[Recorded data]
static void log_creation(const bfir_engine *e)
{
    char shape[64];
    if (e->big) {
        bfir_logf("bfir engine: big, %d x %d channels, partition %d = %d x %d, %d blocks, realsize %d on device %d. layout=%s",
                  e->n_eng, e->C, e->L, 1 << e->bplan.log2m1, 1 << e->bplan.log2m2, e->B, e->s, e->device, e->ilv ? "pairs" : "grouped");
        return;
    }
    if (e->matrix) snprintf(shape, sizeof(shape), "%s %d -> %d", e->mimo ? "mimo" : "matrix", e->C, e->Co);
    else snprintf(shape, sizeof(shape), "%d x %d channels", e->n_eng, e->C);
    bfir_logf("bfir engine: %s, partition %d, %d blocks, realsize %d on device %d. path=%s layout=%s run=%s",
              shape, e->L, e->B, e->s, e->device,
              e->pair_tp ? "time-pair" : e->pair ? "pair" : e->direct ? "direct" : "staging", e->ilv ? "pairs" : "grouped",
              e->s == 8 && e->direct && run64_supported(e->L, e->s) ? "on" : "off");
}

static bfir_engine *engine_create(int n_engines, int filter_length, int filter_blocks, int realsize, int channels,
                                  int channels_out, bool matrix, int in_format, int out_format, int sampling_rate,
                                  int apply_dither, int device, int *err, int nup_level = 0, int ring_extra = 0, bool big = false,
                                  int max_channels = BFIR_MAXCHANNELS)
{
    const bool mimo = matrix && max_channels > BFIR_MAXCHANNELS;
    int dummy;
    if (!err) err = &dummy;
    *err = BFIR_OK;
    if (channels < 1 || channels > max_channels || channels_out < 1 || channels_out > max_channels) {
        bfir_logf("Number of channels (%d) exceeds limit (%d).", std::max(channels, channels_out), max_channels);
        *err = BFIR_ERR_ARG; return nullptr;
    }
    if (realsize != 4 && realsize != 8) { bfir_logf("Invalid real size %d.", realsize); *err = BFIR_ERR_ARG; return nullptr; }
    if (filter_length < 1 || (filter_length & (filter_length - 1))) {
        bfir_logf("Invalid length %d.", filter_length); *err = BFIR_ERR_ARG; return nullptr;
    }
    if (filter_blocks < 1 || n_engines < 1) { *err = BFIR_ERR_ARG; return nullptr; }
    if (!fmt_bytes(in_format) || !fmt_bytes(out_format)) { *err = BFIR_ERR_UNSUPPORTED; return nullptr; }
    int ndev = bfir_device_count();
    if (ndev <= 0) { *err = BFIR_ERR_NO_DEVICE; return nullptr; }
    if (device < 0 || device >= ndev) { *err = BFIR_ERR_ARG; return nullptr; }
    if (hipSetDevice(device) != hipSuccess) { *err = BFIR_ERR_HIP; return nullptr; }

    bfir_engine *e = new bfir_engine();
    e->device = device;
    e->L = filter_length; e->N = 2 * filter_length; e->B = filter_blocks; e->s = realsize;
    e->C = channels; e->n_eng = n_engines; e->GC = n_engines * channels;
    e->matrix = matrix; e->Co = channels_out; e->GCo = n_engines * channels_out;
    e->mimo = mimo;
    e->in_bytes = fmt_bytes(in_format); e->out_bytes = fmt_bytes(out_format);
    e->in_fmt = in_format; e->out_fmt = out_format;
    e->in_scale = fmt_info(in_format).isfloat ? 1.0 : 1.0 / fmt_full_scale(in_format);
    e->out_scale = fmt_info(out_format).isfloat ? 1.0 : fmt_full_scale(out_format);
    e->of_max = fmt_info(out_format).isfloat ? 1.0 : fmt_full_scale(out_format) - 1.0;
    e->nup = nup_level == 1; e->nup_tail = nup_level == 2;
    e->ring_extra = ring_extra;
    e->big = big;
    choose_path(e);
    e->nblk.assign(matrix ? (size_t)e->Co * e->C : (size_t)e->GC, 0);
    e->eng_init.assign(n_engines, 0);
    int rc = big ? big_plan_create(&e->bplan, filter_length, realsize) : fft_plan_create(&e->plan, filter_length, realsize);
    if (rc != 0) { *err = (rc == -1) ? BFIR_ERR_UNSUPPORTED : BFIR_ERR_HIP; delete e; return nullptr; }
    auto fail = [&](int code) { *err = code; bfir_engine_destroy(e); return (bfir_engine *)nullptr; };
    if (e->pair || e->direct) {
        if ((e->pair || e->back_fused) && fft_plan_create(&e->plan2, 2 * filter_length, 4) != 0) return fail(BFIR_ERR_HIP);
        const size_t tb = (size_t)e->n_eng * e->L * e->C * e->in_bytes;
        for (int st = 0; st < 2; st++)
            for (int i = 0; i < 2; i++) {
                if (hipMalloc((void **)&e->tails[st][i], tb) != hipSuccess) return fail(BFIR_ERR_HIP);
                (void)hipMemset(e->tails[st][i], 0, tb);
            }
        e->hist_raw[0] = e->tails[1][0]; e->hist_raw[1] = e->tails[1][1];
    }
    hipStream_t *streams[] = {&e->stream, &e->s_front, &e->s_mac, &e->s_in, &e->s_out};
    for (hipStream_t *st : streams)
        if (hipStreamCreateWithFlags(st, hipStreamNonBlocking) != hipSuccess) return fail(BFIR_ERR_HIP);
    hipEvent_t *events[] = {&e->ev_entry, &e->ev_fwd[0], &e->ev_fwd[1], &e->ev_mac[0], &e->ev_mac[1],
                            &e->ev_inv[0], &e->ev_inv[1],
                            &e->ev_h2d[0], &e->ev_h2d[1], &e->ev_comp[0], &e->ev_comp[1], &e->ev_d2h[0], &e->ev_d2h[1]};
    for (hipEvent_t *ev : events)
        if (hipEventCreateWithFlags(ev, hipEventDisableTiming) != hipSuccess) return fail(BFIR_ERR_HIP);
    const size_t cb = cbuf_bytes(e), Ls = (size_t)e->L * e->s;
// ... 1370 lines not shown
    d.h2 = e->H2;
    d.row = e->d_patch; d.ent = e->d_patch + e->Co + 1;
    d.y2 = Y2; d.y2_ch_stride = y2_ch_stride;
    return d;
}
---
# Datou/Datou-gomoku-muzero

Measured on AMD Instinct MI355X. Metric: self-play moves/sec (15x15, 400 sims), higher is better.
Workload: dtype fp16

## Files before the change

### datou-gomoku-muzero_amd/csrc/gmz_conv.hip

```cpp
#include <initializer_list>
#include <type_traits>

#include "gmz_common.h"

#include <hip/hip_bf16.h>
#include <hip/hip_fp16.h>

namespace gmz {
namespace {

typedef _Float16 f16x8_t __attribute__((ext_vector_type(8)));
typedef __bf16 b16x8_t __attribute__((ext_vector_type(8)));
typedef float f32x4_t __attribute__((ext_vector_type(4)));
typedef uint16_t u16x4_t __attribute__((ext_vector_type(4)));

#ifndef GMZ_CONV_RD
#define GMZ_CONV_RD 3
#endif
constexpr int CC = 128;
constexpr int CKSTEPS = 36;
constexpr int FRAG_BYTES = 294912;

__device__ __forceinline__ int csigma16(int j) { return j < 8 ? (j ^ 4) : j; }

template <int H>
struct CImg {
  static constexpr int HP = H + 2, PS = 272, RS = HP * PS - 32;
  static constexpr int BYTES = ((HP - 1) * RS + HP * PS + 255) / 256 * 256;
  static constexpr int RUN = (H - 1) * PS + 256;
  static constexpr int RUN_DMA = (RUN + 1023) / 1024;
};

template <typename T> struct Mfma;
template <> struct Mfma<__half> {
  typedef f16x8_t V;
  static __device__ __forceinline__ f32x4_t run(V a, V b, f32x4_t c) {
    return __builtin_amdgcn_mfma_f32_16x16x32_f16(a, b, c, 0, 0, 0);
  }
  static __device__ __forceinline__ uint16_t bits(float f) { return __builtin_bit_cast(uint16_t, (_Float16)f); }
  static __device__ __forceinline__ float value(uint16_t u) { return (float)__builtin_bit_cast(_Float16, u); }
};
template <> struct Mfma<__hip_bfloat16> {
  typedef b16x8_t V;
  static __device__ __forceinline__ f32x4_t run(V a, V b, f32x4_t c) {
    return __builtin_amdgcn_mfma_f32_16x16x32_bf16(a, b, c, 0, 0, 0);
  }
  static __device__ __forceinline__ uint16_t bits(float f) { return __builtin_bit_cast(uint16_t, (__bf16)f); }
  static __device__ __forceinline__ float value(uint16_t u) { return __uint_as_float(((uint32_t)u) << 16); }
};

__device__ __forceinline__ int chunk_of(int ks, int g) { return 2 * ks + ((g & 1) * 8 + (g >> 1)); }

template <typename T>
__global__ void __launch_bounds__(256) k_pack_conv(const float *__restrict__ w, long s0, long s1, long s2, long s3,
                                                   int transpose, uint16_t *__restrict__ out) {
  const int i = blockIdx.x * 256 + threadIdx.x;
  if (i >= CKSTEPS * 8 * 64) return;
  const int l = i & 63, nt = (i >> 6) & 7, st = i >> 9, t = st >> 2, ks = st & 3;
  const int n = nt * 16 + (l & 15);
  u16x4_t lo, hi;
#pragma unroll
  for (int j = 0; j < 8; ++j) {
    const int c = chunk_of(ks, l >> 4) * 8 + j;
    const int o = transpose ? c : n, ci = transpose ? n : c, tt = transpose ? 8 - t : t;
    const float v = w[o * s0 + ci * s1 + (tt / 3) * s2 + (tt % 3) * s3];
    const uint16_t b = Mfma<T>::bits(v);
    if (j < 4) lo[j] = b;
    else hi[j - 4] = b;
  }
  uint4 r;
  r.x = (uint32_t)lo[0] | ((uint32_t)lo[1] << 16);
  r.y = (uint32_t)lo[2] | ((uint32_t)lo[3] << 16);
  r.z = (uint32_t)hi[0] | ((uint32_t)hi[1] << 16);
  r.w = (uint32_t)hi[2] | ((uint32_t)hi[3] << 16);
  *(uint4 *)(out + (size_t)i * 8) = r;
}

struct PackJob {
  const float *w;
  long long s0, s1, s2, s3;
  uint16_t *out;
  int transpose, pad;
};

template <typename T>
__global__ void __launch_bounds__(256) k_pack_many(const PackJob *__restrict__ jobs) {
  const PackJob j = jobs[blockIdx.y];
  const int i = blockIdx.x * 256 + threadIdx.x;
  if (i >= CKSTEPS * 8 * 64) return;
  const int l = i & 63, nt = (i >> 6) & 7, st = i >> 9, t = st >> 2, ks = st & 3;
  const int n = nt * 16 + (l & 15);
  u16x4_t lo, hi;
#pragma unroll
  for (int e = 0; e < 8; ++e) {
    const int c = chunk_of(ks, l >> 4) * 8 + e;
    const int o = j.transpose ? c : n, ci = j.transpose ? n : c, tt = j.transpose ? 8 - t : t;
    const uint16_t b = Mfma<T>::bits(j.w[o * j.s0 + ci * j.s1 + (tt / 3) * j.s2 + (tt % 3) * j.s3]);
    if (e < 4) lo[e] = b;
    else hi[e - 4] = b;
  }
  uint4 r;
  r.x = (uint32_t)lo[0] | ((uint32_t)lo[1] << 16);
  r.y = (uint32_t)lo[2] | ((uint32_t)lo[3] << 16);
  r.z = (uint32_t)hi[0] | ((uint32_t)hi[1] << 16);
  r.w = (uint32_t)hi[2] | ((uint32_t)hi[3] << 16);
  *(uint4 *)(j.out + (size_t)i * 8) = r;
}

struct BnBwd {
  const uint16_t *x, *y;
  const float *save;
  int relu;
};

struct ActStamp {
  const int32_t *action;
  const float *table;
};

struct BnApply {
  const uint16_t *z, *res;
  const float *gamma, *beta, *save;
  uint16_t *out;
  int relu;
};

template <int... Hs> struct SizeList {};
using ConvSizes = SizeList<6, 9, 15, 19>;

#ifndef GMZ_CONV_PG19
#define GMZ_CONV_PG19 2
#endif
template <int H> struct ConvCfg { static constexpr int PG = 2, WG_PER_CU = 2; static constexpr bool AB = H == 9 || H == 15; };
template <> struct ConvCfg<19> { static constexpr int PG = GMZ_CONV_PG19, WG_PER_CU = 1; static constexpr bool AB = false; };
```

=== Exercise ===
Scan the entries above and return each line that holds "transpose".

=== Reply to the exercise ===
                                                   int transpose, uint16_t *__restrict__ out) {
    const int o = transpose ? c : n, ci = transpose ? n : c, tt = transpose ? 8 - t : t;
  int transpose, pad;
    const int o = j.transpose ? c : n, ci = j.transpose ? n : c, tt = j.transpose ? 8 - t : t;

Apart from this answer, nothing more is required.